It felt a bit feeble to only click on the 'thanks' button during the bulk of the story and responses. But, maybe there's a time in our lives when even seeing those acknowledgements from people around the world can add a tiny bit to the comfort you mention receiving...and needing.

I have always admired you hugely, as an erudite and considered chap. You bolster Socrates' argument that the unexamined life is not worth living. [One of my retorts occasionally to people who say 'you think too much']. Most of those don't realise that we not only 'think', but feel and experience, and it's all an indivisible package. Hence Socrates' point.

In some respects - i.e. not telling others about their bodily or mental suffering - your sister sounds very like my two sisters. One is recently deceased and the other, the eldest, is equally stoically (or stubbornly) silent on such matters.

Having said that, I am glad that you've felt able to reach out here to this group of motley fools myself included from around the world. As you no doubt know, another of our wise elders (!) is also engaging in deep, heartfelt conversazione about his trials and tribulations with life-threatening cancer. Many of us have talked with our friends here on the boards about all manner of enormous difficulties and griefs, myself included in late last year.

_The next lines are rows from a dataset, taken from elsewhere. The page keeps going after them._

__global__ void __launch_bounds__(CTA)
sp_list_plan_kernel(int64_t G, ListPlan lp, const int32_t* __restrict__ chrom, const int32_t* __restrict__ start,
                    const int32_t* __restrict__ end, const uint32_t* __restrict__ chrom_off,
                    const int64_t* __restrict__ chrom_len, int n_chrom, int32_t* __restrict__ plen,
                    uint8_t* __restrict__ flags, int64_t* __restrict__ ntile, int64_t* __restrict__ padded,
                    unsigned int* __restrict__ err, unsigned long long* __restrict__ pstats, LongIdx lg) {
    const int64_t g = (int64_t)blockIdx.x * CTA + threadIdx.x;
    unsigned long long my_len = 0;
    if (g < G) {
        const int64_t a = lp.ptr[g], b = lp.ptr[g + 1];
        bool null = (b <= a);
        bool simple = true;
        int64_t L = 0;
        int st0 = 0;
        uint32_t lo = 0xffffffffu, hi = 0;
        if (!null) {
            const int c = chrom[a];
            st0 = lp.rstrand ? (int)lp.rstrand[a] : 0;
            if (c < 0 || c >= n_chrom) {
                atomicOr(err, 1u);
                null = true;
            } else {
                const int64_t clen = chrom_len[c];
                const uint32_t coff = chrom_off[c];
                int64_t prev_end = -1;
                for (int64_t i = a; i < b; i++) {
                    int64_t s = start[i], e = end[i];
                    if (s <= prev_end || e < s || (lp.rstrand && lp.rstrand[i] != lp.rstrand[a])) simple = false;
                    prev_end = e;
                    if (chrom[i] != c) atomicOr(err, 4u);
                    if (e < s - 1) { atomicOr(err, 2u); null = true; }
                    if (s < 0 || e > clen) null = true;
                    if (s == 0) s = 1;
                    int64_t w = e - s + 1;
                    if (w < 0) w = 0;
                    const uint32_t gs = coff + (uint32_t)(s > 0 ? s : 0);
                    lp.xgs[i] = gs;
                    lp.xge[i] = gs + (uint32_t)w - 1u;
                    lp.xoff[i] = (int32_t)L;
                    L += w;
                    if (w > 0) {
                        lo = min(lo, gs);
                        hi = max(hi, gs + (uint32_t)w - 1u);
                    }
                }
                if (L == 0 || L > 0x7fffffff) null = true;
            }
        }
        const int32_t len = null ? 0 : (int32_t)L;
        lp.lrange[g] = (lg.n && !null) ? sp_long_range(lg, lo, hi) : make_uint2(0u, 0u);
        plen[g] = len;
        flags[g] = (uint8_t)((st0 < 0 ? 1u : 0u) | (simple ? 2u : 0u));
        ntile[g] = len > WT_ONE ? ((int64_t)len + WT - 1) / WT : (len > 0 ? 1 : 0);
        padded[g] = ((int64_t)len + PAD - 1) / PAD * PAD;
        my_len = (unsigned long long)len;
    }
    unsigned long long my_max = my_len;
    for (int d = 16; d > 0; d >>= 1) {
        my_len += __shfl_xor_sync(0xffffffffu, my_len, d);
        my_max = max(my_max, __shfl_xor_sync(0xffffffffu, my_max, d));
    }
    if ((threadIdx.x & 31) == 0 && my_len) {
        atomicAdd(&pstats[0], my_len);
        atomicMax(&pstats[1], my_max);
    }
}

__device__ __forceinline__ int sp_multiplicity(const ListPlan& lp, int64_t a, int64_t b, int64_t q, bool simple,
                                               uint32_t rs, uint32_t re1, int rst, int ignore_strand,
                                               int strand_filter) {
    if (simple) {
        if (!strand_ok(rst, lp.rstrand ? (int)__ldg(lp.rstrand + a) : 0, ignore_strand, strand_filter)) return 0;
        int mult = 1;
        for (int64_t z = q + 1; z < b && __ldg(lp.xgs + z) < re1; z++) mult++;
        for (int64_t z = q - 1; z >= a && __ldg(lp.xge + z) >= rs; z--) mult++;
        return mult;
    }
    int mult = 0;
    for (int64_t z = a; z < b; z++) {
        const uint32_t zs = __ldg(lp.xgs + z), ze = __ldg(lp.xge + z);
        if (ze + 1u == zs) continue;
        if (rs <= ze && re1 > zs &&
            strand_ok(rst, lp.rstrand ? (int)__ldg(lp.rstrand + z) : 0, ignore_strand, strand_filter))
            mult++;
    }
    return mult;
}

__global__ void __launch_bounds__(CTA)
sp_list_tiles_kernel(int64_t G, int64_t T, const int64_t* __restrict__ off_tile, const int32_t* __restrict__ plen,
                     const uint8_t* __restrict__ flags, const int64_t* __restrict__ cov_off,
                     SpDesc* __restrict__ desc) {
    const int64_t t = (int64_t)blockIdx.x * CTA + threadIdx.x;
    if (t >= T) return;
    const int64_t g = sp_owner_of(off_tile, G, t);
    const int L = plen[g];
    uint32_t o_lo = 0, tlen = (uint32_t)L;
    if (L > WT_ONE) {
        o_lo = (uint32_t)(t - off_tile[g]) * WT;
        tlen = (uint32_t)min(WT, L - (int)o_lo);
    }
    SpDesc d;
    d.out = cov_off[g] + o_lo;
    d.c0 = d.n = 0;
    d.tlen = (int32_t)tlen;
    d.cts = (flags[g] & 1u) ? (uint32_t)L - o_lo - tlen : o_lo;
    d.flags = flags[g];
    d.region = (uint32_t)g;
    desc[t] = d;
}
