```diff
@@ -213,9 +234,9 @@
               else
                 umma_ss(d_tmem, da + kAStep * k, db + 2u * k, idesc, (kb | k) != 0 ? 1u : 0u);
             }
-            if (kCtas == 2) umma_commit_2cta(empty_bar(stage), 3); else umma_commit(empty_bar(stage));
+            if (kCtas == 2) umma_commit_2cta(empty_bar(stage), empty_mask); else umma_commit(empty_bar(stage));
             if (kb == num_kb - 1) {
-              if (kCtas == 2) umma_commit_2cta(tfull_bar(acc), 3); else umma_commit(tfull_bar(acc));
+              if (kCtas == 2) umma_commit_2cta(tfull_bar(acc), pair_mask); else umma_commit(tfull_bar(acc));
             }
           }
           __syncwarp();
@@ -237,14 +258,14 @@
     float* cv_s = cv_b + 128;
     const int n_slices = (p.N + GEMM_STAT_SLICE - 1) / GEMM_STAT_SLICE;
     uint32_t acc = 0, acc_phase = 0;
-    const uint32_t tempty_leader0 = kCtas == 2 ? map_to_cta(tempty_bar(0), 0) : tempty_bar(0);
-    for (int tile = first_tile; tile < total_tiles; tile += tile_step) {
-      const int b = tile / tiles_per_batch;
-      const int r = tile - b * tiles_per_batch;
-      const int m0 = (r / p.tiles_n) * kTileM + int(cta_rank) * GEMM_BM;
-      const int n0 = (r % p.tiles_n) * GEMM_BN;
-      const int pt_ph0 = kPatch ? 8 * ((r / p.tiles_n) / p.pt_nw16) : 0;
-      const int pt_pw0 = kPatch ? 16 * ((r / p.tiles_n) % p.pt_nw16) : 0;
+    const uint32_t tempty_leader0 = kCtas == 2 ? map_to_cta(tempty_bar(0), leader) : tempty_bar(0);
+    for (int it = first_item; it < total_items; it += item_step) {
+      int b, tm, tn;
+      item_tile(it, b, tm, tn);
+      const int m0 = tm * kTileM + int(cta_rank) * GEMM_BM;
+      const int n0 = tn * GEMM_BN;
+      const int pt_ph0 = kPatch ? 8 * (tm / p.pt_nw16) : 0;
+      const int pt_pw0 = kPatch ? 16 * (tm % p.pt_nw16) : 0;
       auto tile_row = [&](int rt, bool& ok) {
         if (kPatch) {
           const int ph = pt_ph0 + (rt & 7), pw = pt_pw0 + (rt >> 3);
diff --git a/pytorch_models_b200/csrc/host_util.cu b/pytorch_models_b200/csrc/host_util.cu
--- a/pytorch_models_b200/csrc/host_util.cu
+++ b/pytorch_models_b200/csrc/host_util.cu
@@ -171,6 +171,14 @@
   return on;
 }
 
+bool gemm_pair_quads() {
+  static const bool on = [] {
+    const char* e = getenv("B200ENC_GEMM_CLUSTER");
+    return !(e != nullptr && e[0] == '2' && e[1] == '\0');
+  }();
+  return on;
+}
+
 int ensure_dynamic_smem(const void* kernel, int bytes) {
   struct Key {
     const void* k;
diff --git a/pytorch_models_b200/csrc/host_util.h b/pytorch_models_b200/csrc/host_util.h
--- a/pytorch_models_b200/csrc/host_util.h
+++ b/pytorch_models_b200/csrc/host_util.h
@@ -42,6 +42,8 @@
 
 bool pdl_enabled();
 
+bool gemm_pair_quads();
+
 unsigned int* abort_word();
 int check_abort(const char* who);
 unsigned int read_abort_word(bool clear);
diff --git a/pytorch_models_b200/csrc/ptx.cuh b/pytorch_models_b200/csrc/ptx.cuh
--- a/pytorch_models_b200/csrc/ptx.cuh
+++ b/pytorch_models_b200/csrc/ptx.cuh
@@ -124,6 +124,11 @@
   asm volatile("mov.u32 %0, %%cluster_ctarank;" : "=r"(r));
   return r;
 }
+__device__ __forceinline__ uint32_t cluster_nctarank() {
+  uint32_t r;
+  asm volatile("mov.u32 %0, %%cluster_nctarank;" : "=r"(r));
+  return r;
+}
 __device__ __forceinline__ uint32_t map_to_cta(uint32_t addr, uint32_t rank) {
   uint32_t r;
   asm volatile("mapa.shared::cluster.u32 %0, %1, %2;" : "=r"(r) : "r"(addr), "r"(rank));
@@ -175,6 +180,14 @@
       "cp.async.bulk.tensor.3d.cta_group::2.shared::cluster.global.mbarrier::complete_tx::bytes [%0], [%1, {%3, %4, %5}], "
       "[%2];" ::"r"(dst),
       "l"(reinterpret_cast<uint64_t>(m)), "r"(bar_cluster), "r"(c0), "r"(c1), "r"(c2)
+      : "memory");
+}
+__device__ __forceinline__ void tma_load_2d_2cta_mc(const CUtensorMap* m, uint32_t bar_cluster, uint32_t dst, int c0, int c1,
+                                                    uint16_t cta_mask) {
+  asm volatile(
+      "cp.async.bulk.tensor.2d.shared::cluster.global.tile.mbarrier::complete_tx::bytes.multicast::cluster.cta_group::2 "
+      "[%0], [%1, {%3, %4}], [%2], %5;" ::"r"(dst),
+      "l"(reinterpret_cast<uint64_t>(m)), "r"(bar_cluster), "r"(c0), "r"(c1), "h"(cta_mask)
       : "memory");
 }
 __device__ __forceinline__ void tma_store_3d(const CUtensorMap* m, uint32_t src, int c0, int c1, int c2) {
diff --git a/pytorch_models_b200/csrc/selftest.cu b/pytorch_models_b200/csrc/selftest.cu
--- a/pytorch_models_b200/csrc/selftest.cu
+++ b/pytorch_models_b200/csrc/selftest.cu
@@ -11,6 +11,7 @@
 #include <vector>
 
 #include "../../include/b200enc.h"
+#include "gemm.cuh"
 
 #define CK(x)                                                                         \
   do {                                                                                \
@@ -296,7 +297,89 @@
     {"perf_fc2_big", 1, 201728, 768, 3072, false, false, true, false, false, 0, 8, 10},
     {"perf_fc1_big", 1, 201728, 3072, 768, true, true, false, false, false, 0, 8, 10},
     {"perf_k4096", 1, 25216, 2304, 4096, false, false, false, false, false, 0, 8, 10},
+    {"quad_odd_res", 3, 600, 768, 200, false, false, true, false, false, 0, 0, 0},
+    {"quad_odd_fold_gelu", 2, 1100, 3072, 768, true, true, false, false, false, 0, 0, 0},
+    {"quad_odd_qkv", 2, 700, 2304, 776, true, false, false, false, false, 0, 0, 0},
+    {"quad_one_unit", 1, 300, 256, 136, false, false, true, true, false, 0, 0, 0},
 };
+
+static __global__ void __launch_bounds__(320, 1) placement_probe(int* rec, unsigned long long hold_ns) {
+  extern __shared__ uint8_t probe_smem[];
+  unsigned r, n, sm;
+  asm volatile("mov.u32 %0, %%cluster_ctarank;" : "=r"(r));
+  asm volatile("mov.u32 %0, %%cluster_nctarank;" : "=r"(n));
+  asm volatile("mov.u32 %0, %%smid;" : "=r"(sm));
+  if (threadIdx.x == 0) {
+    probe_smem[0] = 1;
+    rec[3 * blockIdx.x] = int(r);
+    rec[3 * blockIdx.x + 1] = int(n);
+    rec[3 * blockIdx.x + 2] = int(sm);
+    unsigned long long t0, t;
+    asm volatile("mov.u64 %0, %%globaltimer;" : "=l"(t0));
+    do {
+      asm volatile("mov.u64 %0, %%globaltimer;" : "=l"(t));
+    } while (t - t0 < hold_ns);
+  }
+}
+
+static bool run_placement() {
+  constexpr int kSmem = b200::GemmSmem<2, false>::kBytes;
+  static_assert(kSmem == b200::GemmSmem<2, true>::kBytes, "both pair-tile smem plans are probed as one");
+  int dev = 0, nsm = 0;
+  CK(cudaGetDevice(&dev));
+  CK(cudaDeviceGetAttribute(&nsm, cudaDevAttrMultiProcessorCount, dev));
+  CK(cudaFuncSetAttribute(placement_probe, cudaFuncAttributeMaxDynamicSharedMemorySize, kSmem));
+  const int grid = nsm / 4 * 4;
+  cudaLaunchConfig_t cfg = {};
+  cfg.gridDim = dim3(grid);
+  cfg.blockDim = dim3(320);
+  cfg.dynamicSmemBytes = kSmem;
+  cudaLaunchAttribute attr[2];
+  attr[0].id = cudaLaunchAttributeClusterDimension;
+  attr[0].val.clusterDim.x = 2;
+  attr[0].val.clusterDim.y = 1;
+  attr[0].val.clusterDim.z = 1;
+  cfg.attrs = attr;
+  cfg.numAttrs = 1;
+  for (int cl : {2, 4}) {
+    attr[0].val.clusterDim.x = cl;
+    int n = 0;
+    CK(cudaOccupancyMaxActiveClusters(&n, placement_probe, &cfg));
+    printf("  cudaOccupancyMaxActiveClusters, cluster %d, %d B shared memory: %d (%d CTAs)\n", cl, kSmem, n, n * cl);
+  }
+  attr[0].val.clusterDim.x = 2;
+  attr[1].id = cudaLaunchAttributePreferredClusterDimension;
+  attr[1].val.preferredClusterDim.x = 4;
+  attr[1].val.preferredClusterDim.y = 1;
+  attr[1].val.preferredClusterDim.z = 1;
+  cfg.numAttrs = 2;
+  DevBuf rec(size_t(grid) * 3 * 4);
+  CK(cudaLaunchKernelEx(&cfg, placement_probe, (int*)rec.p, 200000ull));
+  CK(cudaDeviceSynchronize());
+  std::vector<int> h(size_t(grid) * 3);
+  CK(cudaMemcpy(h.data(), rec.p, h.size() * 4, cudaMemcpyDeviceToHost));
+  std::vector<int> sm_used(4096, 0);
+  int quads = 0, pairs = 0, bad = 0, distinct = 0;
+  for (int j = 0; j < grid / 4; ++j) {
+    const int* q = &h[size_t(12) * j];
+    const int n = q[1];
+    bool ok = n == 4 || n == 2;
+    for (int i = 0; i < 4; ++i) ok = ok && q[3 * i + 1] == n && q[3 * i] == (n == 4 ? i : (i & 1));
+    if (!ok) {
+      if (bad++ < 8)
+        printf("  quad %d: (rank, size) = (%d,%d) (%d,%d) (%d,%d) (%d,%d)\n", j, q[0], q[1], q[3], q[4], q[6], q[7], q[9],
+               q[10]);
+    }
+    (n == 4 ? quads : pairs) += 1;
+  }
+  for (int b = 0; b < grid; ++b) {
+    const int sm = h[size_t(3) * b + 2];
+    if (sm >= 0 && sm < 4096 && sm_used[sm]++ == 0) ++distinct;
+  }
+  printf("  grid %d on %d SMs: %d block quads formed one 4-CTA cluster, %d ran as two pairs, %d misaligned; "
+         "%d distinct SMs\n", grid, nsm, quads, pairs, bad, distinct);
+  return bad == 0 && distinct == grid;
+}
 
 
 struct AttnCase {
@@ -719,6 +802,7 @@
     for (auto& c : kLinearCases) printf("linear:%s\n", c.name);
     for (auto& c : kAttnCases) printf("attn:%s\n", c.name);
     printf("rows:all\n");
+    printf("gemm:placement\n");
     return 0;
   }
   cudaDeviceProp prop;
@@ -756,6 +840,10 @@
       ok = run_patch_embed(1024, 224, 224, 768, 1, true, 10) && ok;
     }
   }
+  if (which == "gemm:placement") {
+    found = true;
+    ok = run_placement() && ok;
+  }
   if (which == "rows:all") {
     found = true;
     ok = run_layernorm(1000, 768, 1e-6f, 1, 0) && ok;
```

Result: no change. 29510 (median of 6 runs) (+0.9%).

I wish I could 'do' something for you, sir. But of course, as you well know - and as your sister is now coming to terms with - sometimes there is little we can 'do'. We can only 'be'. As my dead sister said to our eldest sister not long before she died: 'A, some things just can't be "fixed"'. We're a fix-it society - yes, even over here in Great Southern Land. We can only practise a degree of acceptance. I believe you mentioned that in one of your more recent posts in March. Mind you, I agree with you that a spot of rage would also be a sign of your sis' walk towards acceptance. Totally concur with you on that.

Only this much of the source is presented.